Tari, niente multe per chi paga in ritardo

Diodati rassicura chi non ha ricevuto ancora i bollettini: «No alle sanzioni per i versamenti effettuati pochi giorni dopo il 31»
PESCARA. Sabato prossimo 31 marzo scadrà il termine per il versamento della prima rata della Tari, ma i bollettini ancora non arrivano. Forse sono migliaia i contribuenti che non possono andare a pagare la tassa sui rifiuti, a quattro giorni dalla scadenza, perché non hanno ancora ricevuto i modelli F24 precompilati, inviati come ogni anno dal Comune.
E la preoccupazione di incappare in sanzioni per il mancato versamento cresce di giorno in giorno. Ma ieri l’assessore ai tributi Giuliano Diodati è intervenuto di nuovo per tranquillizzare i cittadini sprovvisti dei bollettini. «I modelli F24 sono stati spediti e dovrebbero arrivare a tutti nel giro di qualche giorno», ha detto, «ma se qualcuno ne dovesse rimanere sprovvisto, non si dovrà preoccupare. Gli uffici saranno tolleranti nei confronti di chi dovesse pagare con qualche giorno di ritardo rispetto alla scadenza del 31 marzo».
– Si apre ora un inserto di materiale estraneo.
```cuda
int b7_launch_potrf(b7_gp* gp, int s0, int count) {
  b7_ctx* ctx = gp->ctx;
  B7_CHECK(set_attrs(ctx->device));
  const int Np = gp->Np, NB = gp->NB;
  const long long fs = (long long)Np * Np, ds = (long long)NB * NBK * NBK;
  static const int W_env = getenv("B7_POTRF_W") ? atoi(getenv("B7_POTRF_W")) : 0;
  const int W = W_env > 0 ? W_env : 4;
  static const int slice_env = getenv("B7_POTRF_SLICE") ? atoi(getenv("B7_POTRF_SLICE")) : -1;
  const bool small_batch = (long long)gp->S * NB * NB <= 2048;
  if (slice_env >= 0 ? slice_env != 0 : (count <= 2 || small_batch)) return potrf_latency(gp, s0, count, W);
  cudaStream_t sa = ctx->stream, sb = ctx->stream2;
  bool far_pending = false;
  PotrfTrace trace;
  trace.on = getenv("B7_POTRF_TRACE") != nullptr;
  trace.st = sa;
  trace.mark("start");
  const int batch = gp->S;
  const bool i8 = ctx->use_i8 && ctx->potrf_i8 && batch >= 4 && (long long)batch * NB * NB >= 4096 && NB > W && Np <= B7_I8_MAX_NP;
  int8_t* pS[2][2] = {{nullptr, nullptr}, {nullptr, nullptr}};
  double* pSig[2] = {nullptr, nullptr};
  const size_t p_stride = i8 ? b7_i8_panel_bytes(Np, W) : 0;
  if (i8)
    for (int b = 0; b < 2; ++b) {
      B7_CHECK(b7_pool_alloc(ctx, (void**)&pS[b][0], p_stride * count));
      B7_CHECK(b7_pool_alloc(ctx, (void**)&pS[b][1], p_stride * count));
      B7_CHECK(b7_pool_alloc(ctx, (void**)&pSig[b], sizeof(double) * (size_t)Np * count));
    }
  int set = 0;
  for (int J = 0; J < NB; J += W) {
    const int Jend = J + W < NB ? J + W : NB;
    for (int j = J; j < Jend; ++j) {
      diag_kernel<<<count, DIAG_THREADS, DIAG_SMEM, sa>>>(gp->fac, fs, Np, j, gp->dinv, ds, gp->beta, gp->logdet, gp->info, s0);
      b7_count(ctx);
      trace.mark("diag");
      const int rem = NB - 1 - j;
      if (rem > 0) {
        panel_kernel<<<dim3(rem, 1, count), THREADS, RING_SMEM, sa>>>(gp->fac, fs, Np, j, gp->dinv, ds, gp->beta, s0);
        b7_count(ctx);
        trace.mark("panel");
      }
      if (Jend - 1 - j > 0) {
        trail_kernel<<<dim3(rem, Jend - 1 - j, count), THREADS, RING_SMEM, sa>>>(gp->fac, fs, Np, j, j + 1, j + 1, j + 1, s0);
        b7_count(ctx);
        trace.mark("trail");
      }
    }
    if (Jend >= NB) break;
    const int near_end = Jend + W < NB ? Jend + W : NB;
    if (i8) B7_CHECK(b7_i8_panel_slice(ctx, sa, gp->fac, Np, J, Jend, Jend, pS[set][0], pS[set][1], p_stride, pSig[set], s0, count));
    if (far_pending) B7_CUDA(cudaStreamWaitEvent(sa, ctx->evB, 0));
    trace.mark("wait_far");
    if (i8) {
      B7_CHECK(b7_i8_trail(ctx, sa, gp->fac, Np, pS[set][0], pS[set][1], p_stride, pSig[set], J, Jend, Jend, Jend, NB - Jend, Jend,
                           near_end - Jend, s0, count));
    } else {
      trail_kernel<<<dim3(NB - Jend, near_end - Jend, count), THREADS, RING_SMEM, sa>>>(gp->fac, fs, Np, J, Jend, Jend, Jend, s0);
      b7_count(ctx);
    }
    trace.mark("near");
    if (near_end < NB) {
      B7_CUDA(cudaEventRecord(ctx->evA, sa));
      B7_CUDA(cudaStreamWaitEvent(sb, ctx->evA, 0));
      if (i8) {
        B7_CHECK(b7_i8_trail(ctx, sb, gp->fac, Np, pS[set][0], pS[set][1], p_stride, pSig[set], J, Jend, Jend, near_end, NB - near_end,
                             near_end, NB - near_end, s0, count));
      } else {
        trail_kernel<<<dim3(NB - near_end, NB - near_end, count), THREADS, RING_SMEM, sb>>>(gp->fac, fs, Np, J, Jend, near_end, near_end, s0);
        b7_count(ctx);
      }
      B7_CUDA(cudaEventRecord(ctx->evB, sb));
      far_pending = true;
    }
    set ^= 1;
  }
  if (far_pending) B7_CUDA(cudaStreamWaitEvent(sa, ctx->evB, 0));
  trace.mark("wait_far");
  dinv_transpose_kernel<<<dim3(NB, count), 512, 0, sa>>>(gp->dinv, gp->dinvT, ds, s0);
  b7_count(ctx);
  trace.mark("transpose");
  trace.dump();
  if (i8)
    for (int b = 0; b < 2; ++b) {
      b7_pool_free(ctx, pS[b][0]);
      b7_pool_free(ctx, pS[b][1]);
      b7_pool_free(ctx, pSig[b]);
    }
  B7_CUDA(cudaGetLastError());
  return 0;
}

int b7_launch_alpha(b7_gp* gp, int s0, int count, bool from_inverse) {
  b7_ctx* ctx = gp->ctx;
  const int Np = gp->Np;
  const size_t smem = (size_t)(Np + NBK) * sizeof(double);
  if (smem > 200 * 1024) { b7_set_error("alpha: %d observations exceed the shared-memory sweep", Np); return B7_ERR_ARG; }
  static bool attr[16][2] = {{false}};
  if (!attr[ctx->device & 15][from_inverse]) {
    if (from_inverse) B7_CUDA(cudaFuncSetAttribute(alpha_kernel<true>, cudaFuncAttributeMaxDynamicSharedMemorySize, 200 * 1024));
    else B7_CUDA(cudaFuncSetAttribute(alpha_kernel<false>, cudaFuncAttributeMaxDynamicSharedMemorySize, 200 * 1024));
    attr[ctx->device & 15][from_inverse] = true;
  }
  const long long fs = (long long)Np * Np, ds = (long long)gp->NB * NBK * NBK;
  if (from_inverse) alpha_kernel<true><<<count, ALPHA_THREADS, smem, ctx->stream>>>(gp->fac, fs, Np, gp->dinvT, ds, gp->beta, gp->alpha, s0);
  else alpha_kernel<false><<<count, ALPHA_THREADS, smem, ctx->stream>>>(gp->fac, fs, Np, gp->dinvT, ds, gp->beta, gp->alpha, s0);
  b7_count(ctx);
  B7_CUDA(cudaGetLastError());
  return 0;
}

int b7_launch_untile(b7_ctx* ctx, const double* facT, double* out, int Np, int N) {
  untile_kernel<<<N, 256, 0, ctx->stream>>>(facT, out, Np, N);
  b7_count(ctx);
  B7_CUDA(cudaGetLastError());
  return 0;
}

int b7_launch_trtri(b7_gp* gp, int s0, int count) {
  b7_ctx* ctx = gp->ctx;
  B7_CHECK(set_attrs(ctx->device));
  const int Np = gp->Np, NB = gp->NB;
  const long long fs = (long long)Np * Np, ds = (long long)NB * NBK * NBK, ts = (long long)NBK * Np;
  place_diag_kernel<<<dim3(NB, count), 256, 0, ctx->stream>>>(gp->fac, fs, Np, gp->dinv, ds, s0);
  b7_count(ctx);
  if (ctx->use_i8 && ctx->trtri_i8 && Np <= B7_I8_MAX_NP) return b7_launch_trtri_i8(gp, s0, count);
  for (int j = NB - 2; j >= 0; --j) {
    const int rem = NB - 1 - j;
    inv_step1_kernel<<<dim3(rem, 1, count), THREADS, RING_SMEM, ctx->stream>>>(gp->fac, fs, Np, j, gp->dinvT, ds, gp->tt, ts, s0);
    inv_step2_kernel<<<dim3(rem, 1, count), THREADS, RING_SMEM, ctx->stream>>>(gp->fac, fs, Np, j, gp->tt, ts, s0);
    b7_count(ctx, 2);
  }
  B7_CUDA(cudaGetLastError());
  return 0;
}
```

Before: 187,200.

## Chain K* slicing into posterior pass via PDL co-residency on one stream

Replaces the two-stream event ping-pong between the K* covariance-slice kernel and the int8 posterior kernel with a single-stream chain. A persistent, atomic-work-queue variant of cov_slices (64 threads) is launched with programmatic dependent launch so it runs alongside the posterior kernel, which now triggers dependents early. The posterior finish kernel is split out so the next K* (including the first hyper of the next panel) is enqueued between the main and finish passes. This aims to remove cross-stream event overhead and idle gaps, at the cost of register and shared-memory occupancy checks, a work-counter allocation, and more complex buffer ping-pong indexing.

```diff
diff --git a/bot7_b200/csrc/api.cu b/bot7_b200/csrc/api.cu
--- a/bot7_b200/csrc/api.cu
+++ b/bot7_b200/csrc/api.cu
@@ -215,10 +215,6 @@
   B7_CUDA(cudaStreamCreateWithPriority(&ctx->stream3, cudaStreamNonBlocking, (prio_hi + prio_lo) / 2));
   B7_CUDA(cudaEventCreateWithFlags(&ctx->evS, cudaEventDisableTiming));
   B7_CUDA(cudaEventCreateWithFlags(&ctx->evS1, cudaEventDisableTiming));
-  for (int i = 0; i < 2; ++i) {
-    B7_CUDA(cudaEventCreateWithFlags(&ctx->evK[i], cudaEventDisableTiming));
-    B7_CUDA(cudaEventCreateWithFlags(&ctx->evP[i], cudaEventDisableTiming));
-  }
   { const char* e = getenv("B7_KSTAR_OVERLAP"); ctx->kstar_overlap = !(e && e[0] == '0'); }
   cudaMemPoolProps props = {};
   props.allocType = cudaMemAllocationTypePinned;
@@ -264,7 +260,6 @@
   cudaStreamDestroy(ctx->stream3);
   cudaEventDestroy(ctx->evA);
   cudaEventDestroy(ctx->evB);
-  for (int i = 0; i < 2; ++i) { cudaEventDestroy(ctx->evK[i]); cudaEventDestroy(ctx->evP[i]); }
   cudaStreamDestroy(ctx->stream2);
   cudaEventDestroy(ctx->ev0);
   cudaEventDestroy(ctx->ev1);
@@ -752,14 +747,15 @@
     B7_CHECK(grow(ctx, &ctx->i8_partial, &ctx->i8_partial_bytes, b7_i8_partial_bytes(gp->Np, rp64)));
     {
       StageTimer t(ctx, ST_KSTAR);
-      B7_CHECK(b7_i8_cov_slices(ctx, ctx->stream, gp->kernel, A, rows, rp64, gp->d, gp->Xt, gp->N, gp->Np, gp->par + (size_t)s * kParStride, tau,
+      B7_CHECK(b7_i8_cov_slices(ctx, gp->kernel, A, rows, rp64, gp->d, gp->Xt, gp->N, gp->Np, gp->par + (size_t)s * kParStride, tau,
                                 gp->alpha + (size_t)s * gp->Np, ksS, b7_i8_mean_partials(ctx->i8_partial, gp->Np, rp64)));
       t.stop(1);
     }
     StageTimer t(ctx, ST_POSTERIOR);
-    B7_CHECK(b7_launch_posterior_i8(ctx, gp->facS + (size_t)s * b7_i8_facs_stride(gp->Np), gp->sigma + (size_t)s * gp->Np, gp->Np, ksS, A, rows,
-                                    gp->d, gp->Xt, gp->par + (size_t)s * kParStride, gp->kernel, rp64, tau, p[B7_MAX_DIMS], p[B7_MAX_DIMS + 2],
-                                    ctx->i8_partial, mean, var));
+    B7_CHECK(b7_launch_posterior_i8(ctx, gp->facS + (size_t)s * b7_i8_facs_stride(gp->Np), gp->sigma + (size_t)s * gp->Np, gp->Np, ksS, rp64, tau,
+                                    ctx->i8_partial));
+    B7_CHECK(b7_launch_posterior_i8_finish(ctx, gp->Np, A, rows, gp->d, gp->Xt, gp->par + (size_t)s * kParStride, gp->kernel, rp64, tau,
+                                           p[B7_MAX_DIMS], p[B7_MAX_DIMS + 2], ctx->i8_partial, mean, var));
     t.stop(1);
     return 0;
   }
@@ -778,44 +774,62 @@
   return 0;
 }
 
-static int posterior_panel_draws_i8(b7_gp* gp, const double* A, int64_t rows, double* dm, double* dv, int64_t ld) {
+struct KstarChain {
+  b7_ctx* ctx = nullptr;
+  size_t ks_bytes = 0, part_bytes = 0;
+  int* work = nullptr;
+  int g = 0;
+  bool primed = false;
+  explicit KstarChain(b7_ctx* c) : ctx(c) {}
+  ~KstarChain() { dev_free(ctx, work); }
+};
+
+static int kstar_chain_begin(b7_gp* gp, KstarChain& ch, int64_t max_rows, int64_t n_panels) {
+  b7_ctx* ctx = gp->ctx;
+  const int64_t rp64 = (max_rows + 63) / 64 * 64;
+  ch.ks_bytes = ((size_t)rp64 * gp->Np * B7_I8_SLICES + 255) / 256 * 256;
+  ch.part_bytes = (b7_i8_partial_bytes(gp->Np, rp64) + 255) / 256 * 256;
+  B7_CHECK(grow(ctx, &ctx->ks, &ctx->ks_bytes, 2 * ch.ks_bytes));
+  B7_CHECK(grow(ctx, &ctx->i8_partial, &ctx->i8_partial_bytes, 2 * ch.part_bytes));
+  for (int s = 0; s < gp->S; ++s)
+    if (!gp->sliced[s]) B7_CHECK(gp_slice(gp, s, 1));
+  const size_t n_work = (size_t)n_panels * gp->S + 1;
+  B7_CHECK(dev_alloc(ctx, &ch.work, n_work));
+  B7_CUDA(cudaMemsetAsync(ch.work, 0, n_work * sizeof(int), ctx->stream));
+  return 0;
+}
+
+static int posterior_panel_draws_i8(b7_gp* gp, KstarChain& ch, const double* A, int64_t rows, double* dm, double* dv, int64_t ld,
+                                    const double* A_next, int64_t rows_next) {
   b7_ctx* ctx = gp->ctx;
   const int S = gp->S;
   const int64_t rp64 = (rows + 63) / 64 * 64;
-  const size_t ks_bytes = ((size_t)rp64 * gp->Np * B7_I8_SLICES + 255) / 256 * 256;
-  const size_t part_bytes = (b7_i8_partial_bytes(gp->Np, rp64) + 255) / 256 * 256;
-  B7_CHECK(grow(ctx, &ctx->ks, &ctx->ks_bytes, 2 * ks_bytes));
-  B7_CHECK(grow(ctx, &ctx->i8_partial, &ctx->i8_partial_bytes, 2 * part_bytes));
-  for (int s = 0; s < S; ++s)
-    if (!gp->sliced[s]) B7_CHECK(gp_slice(gp, s, 1));
   auto tau_of = [&](int s) {
     int e = 0;
     frexp(gp->par_host[(size_t)s * kParStride + B7_MAX_DIMS], &e);
     return ldexp(1.0, e);
   };
-  auto ks_of = [&](int s) { return reinterpret_cast<int8_t*>(ctx->ks) + (size_t)(s & 1) * ks_bytes; };
-  auto part_of = [&](int s) { return reinterpret_cast<double*>(reinterpret_cast<char*>(ctx->i8_partial) + (size_t)(s & 1) * part_bytes); };
-  auto kstar = [&](int s) {
-    return b7_i8_cov_slices(ctx, ctx->stream2, gp->kernel, A, rows, rp64, gp->d, gp->Xt, gp->N, gp->Np, gp->par + (size_t)s * kParStride, tau_of(s),
-                            gp->alpha + (size_t)s * gp->Np, ks_of(s), b7_i8_mean_partials(part_of(s), gp->Np, rp64));
+  auto ks_of = [&](int g) { return reinterpret_cast<int8_t*>(ctx->ks) + (size_t)(g & 1) * ch.ks_bytes; };
+  auto part_of = [&](int g) { return reinterpret_cast<double*>(reinterpret_cast<char*>(ctx->i8_partial) + (size_t)(g & 1) * ch.part_bytes); };
+  auto kstar = [&](int g, int s, const double* X, int64_t n, int* work) {
+    const int64_t n64 = (n + 63) / 64 * 64;
+    return b7_i8_cov_slices(ctx, gp->kernel, X, n, n64, gp->d, gp->Xt, gp->N, gp->Np, gp->par + (size_t)s * kParStride, tau_of(s),
+                            gp->alpha + (size_t)s * gp->Np, ks_of(g), b7_i8_mean_partials(part_of(g), gp->Np, n64), work);
   };
-  B7_CUDA(cudaEventRecord(ctx->evA, ctx->stream));
-  B7_CUDA(cudaStreamWaitEvent(ctx->stream2, ctx->evA, 0));
-  B7_CHECK(kstar(0));
-  B7_CUDA(cudaEventRecord(ctx->evK[0], ctx->stream2));
+  const int g0 = ch.g;
+  if (!ch.primed) B7_CHECK(kstar(g0, 0, A, rows, nullptr));
   for (int s = 0; s < S; ++s) {
-    if (s + 1 < S) {
-      if (s >= 1) B7_CUDA(cudaStreamWaitEvent(ctx->stream2, ctx->evP[(s + 1) & 1], 0));
-      B7_CHECK(kstar(s + 1));
-      B7_CUDA(cudaEventRecord(ctx->evK[(s + 1) & 1], ctx->stream2));
-    }
-    B7_CUDA(cudaStreamWaitEvent(ctx->stream, ctx->evK[s & 1], 0));
+    const int g = g0 + s;
     const double* p = gp->par_host.data() + (size_t)s * kParStride;
-    B7_CHECK(b7_launch_posterior_i8(ctx, gp->facS + (size_t)s * b7_i8_facs_stride(gp->Np), gp->sigma + (size_t)s * gp->Np, gp->Np, ks_of(s), A, rows,
-                                    gp->d, gp->Xt, gp->par + (size_t)s * kParStride, gp->kernel, rp64, tau_of(s), p[B7_MAX_DIMS], p[B7_MAX_DIMS + 2],
-                                    part_of(s), dm + (size_t)s * ld, dv + (size_t)s * ld));
-    B7_CUDA(cudaEventRecord(ctx->evP[s & 1], ctx->stream));
-  }
+    B7_CHECK(b7_launch_posterior_i8(ctx, gp->facS + (size_t)s * b7_i8_facs_stride(gp->Np), gp->sigma + (size_t)s * gp->Np, gp->Np, ks_of(g),
+                                    rp64, tau_of(s), part_of(g)));
+    if (s + 1 < S) B7_CHECK(kstar(g + 1, s + 1, A, rows, ch.work + g + 1));
+    else if (A_next) B7_CHECK(kstar(g + 1, 0, A_next, rows_next, ch.work + g + 1));
+    B7_CHECK(b7_launch_posterior_i8_finish(ctx, gp->Np, A, rows, gp->d, gp->Xt, gp->par + (size_t)s * kParStride, gp->kernel, rp64, tau_of(s),
+                                           p[B7_MAX_DIMS], p[B7_MAX_DIMS + 2], part_of(g), dm + (size_t)s * ld, dv + (size_t)s * ld));
+  }
+  ch.g = g0 + S;
+  ch.primed = A_next != nullptr;
   return 0;
 }
 
@@ -904,11 +918,16 @@
   if (score_host) B7_CHECK(dev_alloc(ctx, &sb.p, (size_t)std::max<int64_t>(count, 1)));
   double* const score_dev = sb.p;
   int n_parts = 0, rc = 0;
+  const bool chain = i8_path(gp) && ctx->kstar_overlap && !ctx->profiling && S > 1 && all_sliced_or_sliceable(gp) &&
+                     b7_i8_kstar_chains(ctx, gp->kernel, gp->d);
+  KstarChain ch(ctx);
+  if (chain) B7_CHECK(kstar_chain_begin(gp, ch, std::min(P, count), n_panels));
   for (int64_t c0 = 0; c0 < count && rc == 0; c0 += P) {
     const int64_t n = std::min(P, count - c0), np = pad128(n);
     double* dm = ctx->moments; double* dv = ctx->moments + (size_t)S * np;
-    if (i8_path(gp) && ctx->kstar_overlap && !ctx->profiling && S > 1 && all_sliced_or_sliceable(gp))
-      rc = posterior_panel_draws_i8(gp, grid->X + (row0 + c0) * grid->d, n, dm, dv, np);
+    if (chain)
+      rc = posterior_panel_draws_i8(gp, ch, grid->X + (row0 + c0) * grid->d, n, dm, dv, np,
+                                    c0 + P < count ? grid->X + (row0 + c0 + P) * grid->d : nullptr, std::min(P, count - c0 - P));
     else
       for (int s = 0; s < S && rc == 0; ++s)
         rc = posterior_panel(gp, s, grid->X + (row0 + c0) * grid->d, n, dm + (size_t)s * np, dv + (size_t)s * np);
diff --git a/bot7_b200/csrc/b7_internal.h b/bot7_b200/csrc/b7_internal.h
--- a/bot7_b200/csrc/b7_internal.h
+++ b/bot7_b200/csrc/b7_internal.h
@@ -38,7 +38,6 @@
   cudaStream_t stream2 = nullptr;
   cudaStream_t stream3 = nullptr;
   cudaEvent_t evA = nullptr, evB = nullptr, evS = nullptr, evS1 = nullptr;
-  cudaEvent_t evK[2] = {nullptr, nullptr}, evP[2] = {nullptr, nullptr};
   bool kstar_overlap = true;
   cudaEvent_t ev0 = nullptr, ev1 = nullptr, tm0 = nullptr, tm1 = nullptr;
   double stage_ms[ST_COUNT] = {0};
@@ -154,6 +153,28 @@
   }
 };
 
+__device__ __forceinline__ void pdl_wait() { asm volatile("griddepcontrol.wait;" ::: "memory"); }
+__device__ __forceinline__ void pdl_trigger() { asm volatile("griddepcontrol.launch_dependents;" ::: "memory"); }
+
+template <typename... KArgs, typename... Args>
+cudaError_t launch_pdl(void (*kernel)(KArgs...), dim3 grid, dim3 block, size_t smem, cudaStream_t st, bool pdl, Args... args) {
+  cudaLaunchConfig_t cfg = {};
+  cfg.gridDim = grid;
+  cfg.blockDim = block;
+  cfg.dynamicSmemBytes = smem;
+  cfg.stream = st;
+  int prio = 0;
+  cudaStreamGetPriority(st, &prio);
+  cudaLaunchAttribute attr[2];
+  attr[0].id = cudaLaunchAttributePriority;
+  attr[0].val.priority = prio;
+  attr[1].id = cudaLaunchAttributeProgrammaticStreamSerialization;
+  attr[1].val.programmaticStreamSerializationAllowed = 1;
+  cfg.attrs = attr;
+  cfg.numAttrs = pdl ? 2 : 1;
+  return cudaLaunchKernelEx(&cfg, kernel, KArgs(args)...);
+}
+
 void b7_sobol_directions_host(int dims, uint32_t* out );
 int b7_launch_sobol(b7_ctx* ctx, int dims, int64_t first_seed, int64_t count, const double* mins_dev,
                     const double* maxes_dev, double* out_dev);
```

In pratica, non dovrebbero essere applicate le sanzioni e nemmeno gli interessi di mora. Non si sa però quanto durerà effettivamente questa tolleranza da parte degli uffici dell’ente. L’assessore ha parlato genericamente di qualche giorno, ma non c’è, almeno per ora, un provvedimento di proroga dell’imminente scadenza.
I problemi non finiscono qui. Chi volesse procedere al fai-da-te utilizzando il sistema automatico sul sito Internet del Comune, cliccando sull’icona «Calcolatore Tari», rischierà una sanzione, perché l’importo della tassa da versare risulterà più basso di quello dovuto effettivamente. Gli uffici dell’ente non hanno provveduto ad aggiornare le tariffe e quelle che vengono utilizzate automaticamente dal calcolatore sono quelle dell’anno scorso. Bisogna ricordare, in proposito, che quest’anno l’amministrazione comunale ha proceduto ad un ritocco all’insù di tutte le tariffe. Gli aumenti si aggirano in media tra il 4 e il 5 per cento, sia per le famiglie, che per le cosiddette utenze non domestiche, ossia imprese, attività commerciali, stabilimenti balneari, uffici, studi professionali.
A questo punto, i contribuenti senza bollettini, intenzionati a pagare la prima rata entro sabato prossimo, avranno solo una possibilità: effettuare il calcolo in autoliquidazione a mano, recuperando in qualche modo le nuove tariffe. Queste sono di due tipi, quelle per le utenze domestiche, cioè le abitazioni civili e quelle per le utenze non domestiche, ossia attività industriali, commerciali, professionali, artigianali. Ad esempio, per quelle domestiche, l’importo si ottiene moltiplicando la tariffa fissa per i metri quadrati dell’immobile e poi sommando il risultato alla quota variabile. Il tutto andrà moltiplicato per il 5 per cento del tributo provinciale.